Когда подьячий на цыпочках вышел, воевода, устремив глаза к образу с лампадой, переживал в душе светлые минуты христианской добродетели: обидчика простил, парня наказал слегка рукой отеческой и отпустил домой.

– Зарежу воеводу, зарежу воеводу... Вот подохнуть, зарежу, – с остервенением бубнил измордованный Ивашка себе под нос, уходя с воеводского двора.

4

Наступили рождественские праздники. Все учреждения – воеводская канцелярия, суд, земская изба – закрыты на две недели. По старинному обычаю отворились двери тюрьмы, колодники были распущены по домам на подписку и поруки. В неволе остались на праздник только те, которых надлежало держать «неисходно без выпуску».

Загудели колокола, праздный народ валом повалил в церкви. Затем пошло исстари установленное обжорство, пьянство, плясы. Иные опивались насмерть или в пьяном виде замерзали под забором. По улицам в вечернюю пору разъезжали, шлялись ряженые.

У воеводы, бургомистра, ратмана, именитого купечества шли шумные пиры. Подвыпив, иногда на пирах дрались, вырывали друг другу бороды, били посуду.

Воевода за святки допился до чертиков, его дважды отливали водой, цирюльник пускал кровь ему.

А в день Крещенья, после водосвятия на Волге, как ушел крестный ход, многие стали купаться в иорданской проруби. Поохотился и воевода очистить в святой воде тяжкие прегрешения свои. Он подкатил на расписных санях с коврами. Жена плакала, вопила: «Не пущайте его, люди добрые, не пущайте: он не в себе, утонет!» Воевода рванулся от жены, сбросил шубу на руки рассыльного, сбросил валенки, длинную фланелевую рубаху (больше ничего на нем не было), перекрестился и, загоготав, скакнул, как грузный морж, в прорубь. Зеленая вода взбулькнула, волной выплеснулась на сизый лед. Праздничная толпа зевак захохотала. Выкрикивала:

– Эй, Таракан! Воевода! Город горит!

– Воевода!
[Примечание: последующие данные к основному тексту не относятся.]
int fm_op_rmsnorm(int device, int precision, int mode, const float* x, const float* w, int R, int d,
                  float eps, float* y);
int fm_op_qk_rope(int device, int precision, int kernel, const float* qkv, int nh, int nkv, int hd,
                  const float* qn, const float* kn, int qk_norm, float eps, float rope_base, int pos,
                  float* q_out, float* k_out);
int fm_op_decode_attn(int device, int precision, int kernel, const float* qkv, int R, int nh, int nkv, int hd,
                      const float* qn, const float* kn, int qk_norm, float eps, float rope_base, const int* pos,
                      const float* kcache, const float* vcache, int S, int min_split, float* out, float* kc_out,
                      float* vc_out);
int fm_op_prompt_attn(int device, int precision, int kernel, const float* q, int R, int nh, int nkv, int hd, int pos0,
                      const float* kcache, const float* vcache, int S, float* out);
int fm_op_decode_attn_ex(int device, int precision, int kernel, const float* qkv, const float* slab, int kp,
                         const float* bias, int R, int nh, int nkv, int hd, const float* qn, const float* kn,
                         int qk_norm, float eps, float rope_base, const int* row_slot, const int* pos, int nslots,
                         int layers, int layer, float* kcache, float* vcache, int S, int cap, int nwb, int frame,
                         int reps, float* out, int* info);
int fm_op_prompt_attn_ex(int device, int precision, int kernel, const float* q, int R, int nh, int nkv, int hd,
                         const int* row_slot, const int* row_pos, int one_slot, int nslots, int layers, int layer,
                         const float* kcache, const float* vcache, int S, float* out);
int fm_op_qk_rope_cache(int device, int precision, const float* qkv, const float* slab, int kp, const float* bias, int R,
                        int nh, int nkv, int hd, const float* qn, const float* kn, int qk_norm, float eps,
                        float rope_base, const int* row_slot, const int* row_pos, int fixed_pos, int nslots, int layers,
                        int layer, float* kcache, float* vcache, int S, float* q_out);
int fm_op_fast_attn(int device, int precision, int kernel, const float* qkv, int R, int nh, int nkv, int hd,
                    const float* qn, const float* kn, int qk_norm, float eps, float rope_base, const int* row_slot,
                    int cpos, int nslots, int layers, int layer, float* kcache, float* vcache, int S, float* out);
int fm_op_fattn_wo(int device, int quant, int gs, int fused, const float* qkv, const float* qtab, int qrows,
                   const int32_t* idx, int idx_n, int idx_col, int nh, int nkv, int hd, const float* qn, const float* kn,
                   int qk_norm, float eps, float rope_base, int slot, int cpos, int nslots, int layers, int layer,
                   float* kcache, float* vcache, int S, const float* w, const float* bias, const float* res,
                   int res_rows, int ldr, const float* res0, int N, int kv0, int pair, int ilp, int gen, int pos0,
                   const uint32_t* xt_init, float* y, int* status);
int fm_op_embed(int device, int precision, const int32_t* tok, int R, const float* emb, int vocab,
                const float* cbemb, int dim, int num_codebooks, int codebook_size, int semantic_begin_id,
                int semantic_end_id, int scale_codebook_embeddings, float* x);
int fm_op_quant4(int device, const float* w, int N, int K, int gs, uint8_t* q, float* scale, float* zero,
                 float* w_deq, const float* x, int R, float* y_q4, float* y_bf16);
int fm_op_batched_linear_q8(int device, const float* w, int N, int K, const float* x, int R, int epi,
                            float* y_q8, float* y_bf16, int* kparts, int8_t* q_out, float* scale_out);
int fm_op_linear(int device, int precision, int epi, const float* w, const float* w2, const float* bias,
                 const float* x, int ldx, const float* res, int ldr, int R, int N, int K, int split, float* y, int ldy,
                 int y_rows, int reps, int* ksb, int* dirty);
int fm_op_linear_q(int device, int quant, int gs, const float* w, int N, int K, const float* bias, const float* x,
                   int ldx, const float* res, int ldr, int R, int epi, int split, float* y_q, float* y_bf16, int ldy,
                   int y_rows, int reps, int* ksb, int* dirty, int8_t* q_out, float* scale_out, float* zero_out);
int fm_op_gemv(int device, int precision, int pro, int epi, int ksb, const float* w, const float* w2, const float* bias,
               const float* nw, float eps, const float* x, int ldx, const int32_t* idx, int idx_ld, int idx_col,
               int idx_rows, const float* res, int ldr, int ss_gran, int R, int N, int K, float* y, int ldy, int y_rows,
               float* ss_out, int reps, int* dirty);
int fm_op_rowgemv(int device, int kind, int q8, const float* w, const float* bias, const float* nw, float eps,
                  const float* x, int x_rows, int ldx, const float* res, int res_rows, int ldr, const int32_t* idx,
                  int idx_n, int idx_col, int N, int K, float* y, int y_len, int reps, int8_t* q_out, float* scale_out);
int fm_op_rowgemv_pair(int device, int kind, const float* w, const float* bias, const float* nw, float eps, const float* x,
                       const float* res0, const float* res1, int res_rows, int ldr, const int32_t* idx, int idx_n,
                       int idx_col, int skip0, int N, int K, float* y, int y_ld);
int fm_op_bstream(int device, int precision, int pro, int epi, const float* w, const float* bias, const float* nw,
                  float eps, const float* x, int ldx, const float* res, int ldr, int R, int N, int K, float* y, int ldy,
                  int y_rows, float* ss_out, int reps, int* plan, int* dirty);
int fm_op_finalize_norm(int device, int precision, const float* slab, int kparts, int lds, const float* bias,
                        const float* res, int ldr, const float* nw, const float* wscale, float eps, int d, int R,
                        float* x_out, int ldx, int x_rows, float* xn_out, int ldxn, int xn_rows, int reps, int* split,
                        int* err, int* dirty);
int fm_op_prompt_skinny(int device, const float* w, const float* x, int ldx, int R, int N, int K, int target, int act,
                        float* out, int out_rows, int ldo, int reps, int* ks);
int fm_op_prompt_skinny_q(int device, int quant, int gs, const float* w, const float* x, int ldx, int R, int N, int K,
                          int target, int act, float* y_q, float* y_bf16, int out_rows, int ldo, int reps, int* ks,
                          int8_t* q_out, float* scale_out, float* zero_out);
int fm_op_prompt_gemm_q(int device, int quant, int gs, const float* w, const float* bias, const float* x, int ldx, int R,
                        int N, int K, const float* res, int ldr, int ksplit, float* y_q, float* y_bf16, int out_rows,
                        int ldo, int reps, int* plan, int8_t* q_out, float* scale_out, float* zero_out);
int fm_op_sample(int device, int precision, int slow, const float* logits, int R, int ldl, int Nl,
                 const int32_t* row_slot, int slots, const float* temperature, const float* top_p, const int32_t* top_k,
                 const int32_t* mask_im_end, const uint64_t* seed, const int32_t* step, const int32_t* force, int sb,
                 int se, int im_end, int cb, int draw, int col_idx, const int32_t* ras, int ras_enable,
                 const int32_t* force_cols, int32_t* cols, int ldc, float* tap, int tap_ld, int* kernel);
int fm_op_batched_linear_q4(int device, const float* w, int N, int K, int gs, const float* x, int R, int epi,
                            float* y_q4, float* y_bf16, int* kparts, uint8_t* q_out, float* scale_out,
                            float* zero_out, float* w_deq);
int fm_rope_table(int seq_len, int head_dim, float base, float* out);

Тараканы ползут!..

– Поджигай!..

Зажав ноздри и уши, воевода трижды с поспешностью погрузился в святую воду, выскочил, сунул ноги в валенки, накинул шубу, упал в сани:

– Погоняй!

Вдогонку хохот, свист, бегущая орава веселых ребятишек.
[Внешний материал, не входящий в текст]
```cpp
static inline int conv_panel_streams(int64_t M, int NG, int panel_rows)
{
    static const int env_cus = [] { const char* e = getenv("HIAST_XCONV_CUS"); const int v = e ? atoi(e) : 0; return v >= 8 && v <= 256 ? v : 0; }();
    const long long npanel = (M + panel_rows - 1) / panel_rows;
    long long streams = (env_cus ? env_cus : hiast_grid_cus()) / NG / 8 * 8;
    if (streams < 8) streams = 8;
    if (streams > npanel) streams = (npanel + 7) / 8 * 8;
    return (int)streams;
}

ConvRoute ig_route(const ConvLaunch& c);
int hiast_igemm_launch(const ConvLaunch& c);
int hiast_igemm_launch_f16(const ConvLaunch& c, const ConvRoute& r);
int hiast_xconv_ok(const ConvLaunch& c);
int hiast_xconv_stats_rows(int64_t M, int N);
int hiast_xconv_launch(const ConvLaunch& c, const ConvRoute& r);
int hiast_xconv2_ok(const ConvLaunch& c);
int hiast_xconv2_launch(const ConvLaunch& c);
int hiast_gemm_nt_launch(const void* x, const float* w, void* y, int64_t M, int K, int N, int dtype, hipStream_t st);
```

hiast_amd/csrc/igemm.hip:

```cpp
#include "igemm_kernel.h"

namespace hiast {

template <int PL>
__device__ __forceinline__ size_t ig_wp_elem(int n, int t, int k, int taps, int KO)
{
    const size_t row = ((size_t)n * taps + t) * PL * KO;
    return PL == 2 ? row + (size_t)(k >> 5) * 64 + (k & 31) : row + k;
}

template <int PL, bool F16 = false>
__global__ __launch_bounds__(256) void pack_conv_weight_kernel(const float* __restrict__ w,
                                                               unsigned short* __restrict__ wp,
                                                               unsigned short* __restrict__ wpt, int N, int K, int taps,
                                                               int mode)
{
    const long long idx = (long long)blockIdx.x * 256 + threadIdx.x;
    if (idx >= (long long)N * taps * K) return;
    const int k = (int)(idx % K);
    const int t = (int)((idx / K) % taps);
    const int n = (int)(idx / ((long long)K * taps));
    const float v = w[((size_t)n * K + k) * taps + t];
    unsigned short h, l = 0;
    if (F16) h = H16<true>::enc(v);
// ... 122 lines not shown
__global__ __launch_bounds__(256) void from_planes_kernel(const unsigned short* __restrict__ p, float* __restrict__ x,
                                                          long long M, int C)
{
    const long long total8 = M * C / 8;
    for (long long i = (long long)blockIdx.x * 256 + threadIdx.x; i < total8; i += (long long)gridDim.x * 256) {
        const long long m = (i * 8) / C;
        const int c = (int)((i * 8) - m * C);
        const unsigned short* src = p + ig_elem<2>((size_t)m, c, C);
        const uint4 h = *reinterpret_cast<const uint4*>(src), l = *reinterpret_cast<const uint4*>(src + 32);
        const unsigned wh[4] = {h.x, h.y, h.z, h.w}, wl[4] = {l.x, l.y, l.z, l.w};
        float v[8];
#pragma unroll
        for (int q = 0; q < 4; ++q) {
            v[2 * q] = __uint_as_float(wh[q] << 16) + __uint_as_float(wl[q] << 16);
            v[2 * q + 1] = __uint_as_float(wh[q] & 0xFFFF0000u) + __uint_as_float(wl[q] & 0xFFFF0000u);
        }
        reinterpret_cast<float4*>(x)[2 * i] = make_float4(v[0], v[1], v[2], v[3]);
        reinterpret_cast<float4*>(x)[2 * i + 1] = make_float4(v[4], v[5], v[6], v[7]);
    }
}

}

struct IgEnv {
    int half;
    int bn;
    int ragged_off;
    int cosched0;
};
static const IgEnv& ig_env()
{
    static const IgEnv env = [] {
        IgEnv e;
        const char* v = getenv("HIAST_IGEMM_HALF");
        e.half = v ? (atoi(v) != 0) : -1;
        v = getenv("HIAST_IGEMM_BN");
        const int bn = v ? atoi(v) : 0;
        e.bn = (bn == 64 || bn == 128 || bn == 256) ? bn : 0;
        e.ragged_off = getenv("HIAST_IGEMM_RAGGED") != nullptr;
        v = getenv("HIAST_IGEMM_COSCHED");
        e.cosched0 = v && atoi(v) != 0;
        return e;
    }();
    return env;
}
static thread_local int ig_cosched_tls = -1, ig_half_tls = -1;
extern "C" int hiast_igemm_set_half(int v)
{
    const int prev = ig_half_tls;
    ig_half_tls = v < 0 ? -1 : (v != 0);
    return prev;
}
extern "C" int hiast_igemm_set_cosched(int on)
{
    const int prev = ig_cosched_tls;
    ig_cosched_tls = on < 0 ? -1 : (on != 0);
    return prev;
}
static int ig_half_forced() { return ig_half_tls >= 0 ? ig_half_tls : ig_env().half; }
static int ig_cosched() { return ig_cosched_tls >= 0 ? ig_cosched_tls : ig_env().cosched0; }

#ifndef IG_HALF_AUTO
#define IG_HALF_BLOCKS(M, N) ((((M) + 255) / 256) * (((N) % 256 == 0) ? (N) / 256 : (N) / 128))
#define IG_HALF_AUTO(M, K, N) (IG_HALF_BLOCKS(M, N) <= 64 || (IG_HALF_BLOCKS(M, N) <= 128 && !ig_cosched()))
#endif
static int ig_half_tile(int64_t M, int K, int N, int taps, int out_f32)
{
    if (taps != 1 || out_f32 || N % 128 != 0 || M < 4096) return 0;
    if (ig_half_forced() >= 0) return ig_half_forced();
    return IG_HALF_AUTO(M, K, N);
}
static int ig_half_tile9(int64_t M, int N, int PL, bool bn_relu_only)
{
    if (PL != 2 || !bn_relu_only || N % 128 != 0 || M < 4096) return 0;
    if (ig_half_forced() >= 0) return ig_half_forced();
    return IG_HALF_AUTO(M, 0, N);
}

ConvRoute ig_route(const ConvLaunch& c)
{
    ConvRoute r;
    if (c.stats_mode != 2 && hiast_xconv_ok(c)) {
        r.family = ConvFamily::XCONV;
        r.rows = hiast_xconv_stats_rows(c.M, c.N);
        return r;
    }
    if (c.stats_mode == 0 && !c.f16() && hiast_xconv2_ok(c)) {
        r.family = ConvFamily::XCONV2;
        return r;
    }
    r.family = c.f16() ? ConvFamily::TILE_F16 : ConvFamily::TILE;
    r.BN = (c.N % 256 == 0) ? 256 : ((c.N % 128 == 0) ? 128 : 64);
    const bool plain = !c.mean && !c.gamma && !c.res && !c.relu && !c.res_gate && c.stats_mode == 0;
    if (plain && !c.out_f32 && r.BN == 128 && c.N > 512 && !ig_env().ragged_off) r.BN = 256;
    if (const int v = ig_env().bn) {
        if (c.N % v == 0) r.BN = v;
    }
    r.half9 = c.taps == 9 && !c.out_f32 && c.geo.stride == 1 &&
              ig_half_tile9(c.M, c.N, c.planes(), c.mean && c.relu && !c.res && !c.res_gate && c.stats_mode == 0) != 0;
    const bool half = r.half9 || (c.geo.stride >= 0 && ig_half_tile(c.M, c.K, c.N, c.taps, c.out_f32) != 0);
    if (half) r.BN = 128;
    r.BM = half ? 128 : hiast::IG_BM;
    r.rows = (int)((c.M + r.BM - 1) / r.BM);
    return r;
}

int hiast_igemm_launch(const ConvLaunch& in)
{
    ConvLaunch c = in;
    if (c.stats_mode != 2) c.stats_mode = c.stats ? 1 : 0;
    const int H = c.geo.H, W = c.geo.W, stride = c.geo.stride, dil = c.geo.dil;
    if (!hiast_fmt_ok(c.fmt)) return HIAST_E_RANGE;
    const int planes = c.planes();
    if (c.stats_mode == 2) {
        if (!c.stats || !c.res || !c.mean || !c.var || planes != 1 || c.out_f32 || c.relu || c.res_gate || c.N % 8) return HIAST_E_RANGE;
    } else {
        if (c.stats && (planes != 1 || c.out_f32 || c.res || c.relu)) return HIAST_E_RANGE;
        if ((c.stats || c.res_gate) && c.mean) return HIAST_E_RANGE;
    }
    if (c.res_gate && (planes != 1 || !c.res || c.relu || c.out_f32 || (!c.gate_mask && (((uintptr_t)c.res_gate) & 15)))) return HIAST_E_RANGE;
    if (!c.x || !c.wp || !c.y || (c.mean && !c.var)) return HIAST_E_ARG;
    if (c.M <= 0 || c.K <= 0 || c.N <= 0) return HIAST_E_ARG;
    if ((planes != 1 && planes != 2) || (c.taps != 1 && c.taps != 9)) return HIAST_E_RANGE;
    if ((c.K * planes) % 64 != 0 || c.N % 64 != 0 || c.M > (1ll << 31) - 512) return HIAST_E_RANGE;
    if (c.out_f32 && c.res) return HIAST_E_RANGE;
    if ((((uintptr_t)c.x) | ((uintptr_t)c.wp) | ((uintptr_t)c.y) | ((uintptr_t)c.res)) & 15) return HIAST_E_RANGE;
    c.geo = {0, 0, 0, 0, 1, 1};
    size_t in_pix = (size_t)c.M;
    if (c.taps != 1 && stride == -2) {
        if (H <= 0 || W <= 0 || dil != 1 || planes != 1 || c.out_f32) return HIAST_E_ARG;
        const int Hs = (H - 1) / 2 + 1, Ws = (W - 1) / 2 + 1;
        if (c.M % ((int64_t)H * W) != 0) return HIAST_E_ARG;
        c.geo = {Hs, Ws, H, W, -2, 1};
        in_pix = (size_t)(c.M / ((int64_t)H * W)) * Hs * Ws;
    } else if (c.taps != 1) {
        if (H <= 0 || W <= 0 || stride <= 0 || dil <= 0) return HIAST_E_ARG;
        const int Ho = (H - 1) / stride + 1, Wo = (W - 1) / stride + 1;
        if (c.M % ((int64_t)Ho * Wo) != 0) return HIAST_E_ARG;
        c.geo = {H, W, Ho, Wo, stride, dil};
        in_pix = (size_t)(c.M / ((int64_t)Ho * Wo)) * H * W;
    }
    if (in_pix * planes * c.K * 2 >= (1ull << 31) || (size_t)c.N * c.taps * planes * c.K * 2 >= (1ull << 31)) return HIAST_E_RANGE;
    const ConvRoute r = ig_route(c);
    if (c.stats_mode != 0 && c.stats_rows != r.rows) return HIAST_E_ARG;
    switch (r.family) {
    case ConvFamily::XCONV: return hiast_xconv_launch(c, r);
    case ConvFamily::XCONV2: return hiast_xconv2_launch(c);
    case ConvFamily::TILE_F16: return hiast_igemm_launch_f16(c, r);
    case ConvFamily::TILE: break;
    }
    if (planes == 2) return c.out_f32 ? launch_igemm_t<2, true>(c, r) : launch_igemm_t<2, false>(c, r);
    return c.out_f32 ? launch_igemm_t<1, true>(c, r) : launch_igemm_t<1, false>(c, r);
}
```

– Эй, Таракан, Таракан! – голосили мальчишки.

– Глянь, глянь, Таракан водку хлещет!

Воевода, злобно выкатывая бараньи глаза, грозил кулаком, ругался:

– Гей, стража! Дери их, чертенят, кнутом, – и тянул из фляги романею.

Давно было дело, а народ все еще не может забыть той смешной истории и до сих пор зовет воеводу Тараканом. История же такова. Однажды в летнее время по неосторожному обращению с огнем просвирни Феклы Ларионовой сгорело почти полгорода. После пожара к растерявшемуся воеводе валили кучами разные советчики: старушонки, посадские люди, ворожейники, духовенство, Христа ради юродивые, закоренелые старообрядцы, прорицатели и, предсказывая второй пожар горше первого, давали воеводе разные суеверные советы, один глупей другого. Воевода сшибся с панталыку, а как не густ был разумом, то, избегая брать на себя ответственность, решил подать в Санкт-Петербург запросную бумагу.
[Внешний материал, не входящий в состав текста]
template <int CP, bool MASKED, bool IGNORE_COLOR, bool FIXPT, bool SLICZERO, int NCH = CP>
__global__ __launch_bounds__(NT) __attribute__((amdgpu_waves_per_eu(ASSIGN_WAVES, ASSIGN_WAVES))) void slic_assign_kernel(OBIA_ASSIGN_PARAMS) {
    slic_assign_body<CP, MASKED, IGNORE_COLOR, FIXPT, SLICZERO, false, false, NCH>(OBIA_ASSIGN_ARGS);
}

template <int CP, bool MASKED, int NCH = CP>
__global__ __launch_bounds__(NT) __attribute__((amdgpu_waves_per_eu(6, 6))) void slic_assign_collb_kernel(OBIA_ASSIGN_PARAMS) {
    slic_assign_body<CP, MASKED, false, false, false, false, true, NCH>(OBIA_ASSIGN_ARGS);
}

template <int CP, bool MASKED, bool FIXPT>
__global__ __launch_bounds__(NT) __attribute__((amdgpu_waves_per_eu(LEAN_WAVES, LEAN_WAVES))) void slic_prepass_kernel(OBIA_ASSIGN_PARAMS) {
    slic_assign_body<CP, MASKED, true, FIXPT, false, true, false>(OBIA_ASSIGN_ARGS);
}

#ifdef OBIA_STAMP
extern "C" void obia_debug_timeline(unsigned long long *out, int nwaves) {
    (void)hipMemcpyFromSymbol(out, HIP_SYMBOL(g_tl), sizeof(unsigned long long) * 24 * (size_t)nwaves);
}
#endif

template <int CP, bool MASKED>
__global__ __launch_bounds__(256) void slic_maxdist_kernel(const SlicProblem *__restrict__ probs, const float *__restrict__ feat,
                                                           const uint8_t *__restrict__ mask, const int32_t *__restrict__ labels,
                                                           float *__restrict__ cent, int start_label, int nch) {
    constexpr int RS = CENT_REC + CP;
    const SlicProblem P = probs[blockIdx.y];
    for (int y = blockIdx.x; y < P.H; y += gridDim.x)
        for (int x = threadIdx.x; x < P.W; x += 256) {
            const long long pix = P.pix_off + (long long)y * P.W + x;
            if (MASKED && mask[pix] == 0) continue;
            const int l = labels[pix];
            if (l < start_label) continue;
            const int k = l - start_label + P.cent_off;
            const float *rec = cent + (size_t)k * RS;
            float dc = 0.0f;
#pragma unroll
            for (int ch = 0; ch < CP; ++ch) {
                if (ch >= nch) break;
                const float t = feat_at(feat, P, CP, y, x, ch) - rec[CENT_REC + ch];
                dc += t * t;
            }
            unsigned *slot = reinterpret_cast<unsigned *>(cent + (size_t)k * RS + 7);
            if (__float_as_uint(dc) > __hip_atomic_load(slot, __ATOMIC_RELAXED, __HIP_MEMORY_SCOPE_AGENT)) atomicMax(slot, __float_as_uint(dc));
        }
}

struct FixedPointState {
    int *bin_stamp = nullptr, *tile_lp = nullptr, *cache_k = nullptr;
    unsigned long long *cache_q = nullptr;
};

template <int CP>
static void launch_assign(obia_ctx *ctx, SlicBatch &b, int ignore_color, int accumulate, int accum_color, int store_labels,
                          int *orphan_flag, const FixedPointState &fp, int sweep_id, int use_cache, unsigned long long *px_counter,
                          const KernelSpan &span, const int *head_cur) {
    constexpr int XGH = OBIA_XCD_GROUP;
    const int ntiles = (int)b.total_tiles_all;
    dim3 grid(8 * XGH * (unsigned)((ntiles + 8 * XGH - 1) / (8 * XGH)));
    const int RQ = acc_record_qwords(CP);
    int tpp = b.probs.empty() ? 0 : b.probs[0].tiles_x * b.probs[0].tiles_y;
    for (auto &P : b.probs) if (P.tiles_x * P.tiles_y != tpp) tpp = 0;
#define LAUNCH_K_(...)                                                                                               \
    hipExtLaunchKernelGGL(HIP_KERNEL_NAME(__VA_ARGS__), grid, dim3(NT), 0, ctx->stream, span.a, span.b, 0, b.d_probs, b.d_feat,   \
                          b.d_mask, b.d_mask4, b.d_cent, head_cur, b.d_labels, b.d_acc, RQ, accumulate, store_labels, b.start_label,      \
                          (float)b.fscale, fp.bin_stamp, fp.tile_lp, fp.cache_k, fp.cache_q, sweep_id, use_cache, px_counter,          \
                          b.d_tile_prob, ntiles, orphan_flag, tpp, b.d_fbox, 0, b.C, b.d_tl_k, b.d_tl_fp, b.d_tl_meta, b.d_tl_req)
    const int pad = CP - b.C;
#define LAUNCH_ASSIGN_(M, I, F, Z) LAUNCH_K_(slic_assign_kernel<CP, M, I, F, Z>)
#define LAUNCH_MAIN_(M)                                                                                              \
    do {                                                                                                             \
        if (pad == 1) LAUNCH_K_(slic_assign_kernel<CP, M, false, false, false, CP - 1>);                             \
        else if (pad == 2) LAUNCH_K_(slic_assign_kernel<CP, M, false, false, false, CP - 2>);                        \
        else if (pad == 3) LAUNCH_K_(slic_assign_kernel<CP, M, false, false, false, CP - 3>);                        \
        else LAUNCH_K_(slic_assign_kernel<CP, M, false, false, false>);                                              \
    } while (0)
#define LAUNCH_COLLB_(M)                                                                                             \
    do {                                                                                                             \
        if (pad == 1) LAUNCH_K_(slic_assign_collb_kernel<CP, M, CP - 1>);                                            \
        else if (pad == 2) LAUNCH_K_(slic_assign_collb_kernel<CP, M, CP - 2>);                                       \
        else if (pad == 3) LAUNCH_K_(slic_assign_collb_kernel<CP, M, CP - 3>);                                       \
        else LAUNCH_K_(slic_assign_collb_kernel<CP, M>);                                                             \
    } while (0)
#define LAUNCH_LEAN_(M, F) LAUNCH_K_(slic_prepass_kernel<CP, M, F>)
#define LAUNCH_ASSIGN(M, I)                                                                                          \
    do {                                                                                                             \
        if ((I) && !accum_color) { if (fp.bin_stamp) LAUNCH_LEAN_(M, true); else LAUNCH_LEAN_(M, false); }           \
        else if (b.slic_zero && !(I)) LAUNCH_ASSIGN_(M, false, false, true);                                         \
        else if (fp.bin_stamp) LAUNCH_ASSIGN_(M, I, true, false);                                                    \
        else if (b.col_lb && b.d_fbox && !(I)) LAUNCH_COLLB_(M);                                                     \
        else if (!(I)) LAUNCH_MAIN_(M);                                                                              \
        else LAUNCH_ASSIGN_(M, I, false, false);                                                                     \
    } while (0)
    if (b.masked) { if (ignore_color) LAUNCH_ASSIGN(true, true); else LAUNCH_ASSIGN(true, false); }
    else LAUNCH_ASSIGN(false, false);
#undef LAUNCH_ASSIGN
#undef LAUNCH_ASSIGN_
#undef LAUNCH_LEAN_
#undef LAUNCH_COLLB_
#undef LAUNCH_MAIN_
#undef LAUNCH_K_
}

«Рапорт воеводской канцелярии Сенату.

Сего Мая 20 числа на память мученика Фалалея, волею Божией половина богоспасаемого града выгорело дотла и с пожитками. А из остальной половины града даже неудержимо ползут тараканы в поле. И, видно, быть и на сию половину города гневу Божию. И долго ль, коротко ль, а и оной половине города гореть, что и от старых людей примечено. Того ради Правительствующему Сенату представляю, не благоугодно ли будет градожителям пожитки свои выбрать, а оставшуюся половину запалить, дабы не загорелся город не вовремя и пожитки бы все не пожрал пламень».

Этот рапорт в виде курьеза был доложен государыне.

Прочтя оный, Екатерина Алексеевна грустно улыбнулась, потом рассмеялась, потом стала хохотать. Засим помрачнела, изволила взять в ручку карандашик золотой и, поджав губы и сделав ямки на щеках, положила резолюцию:

«Половина города сгорела, велеть жителям строиться. А впредь тебе, воеводе, не врать и другой половины города не зажигать. Тараканам и старым людям не верить, а дожидаться воли Божией»[34].

Так и пошло с тех пор воеводе прозвище – Таракан да Таракан.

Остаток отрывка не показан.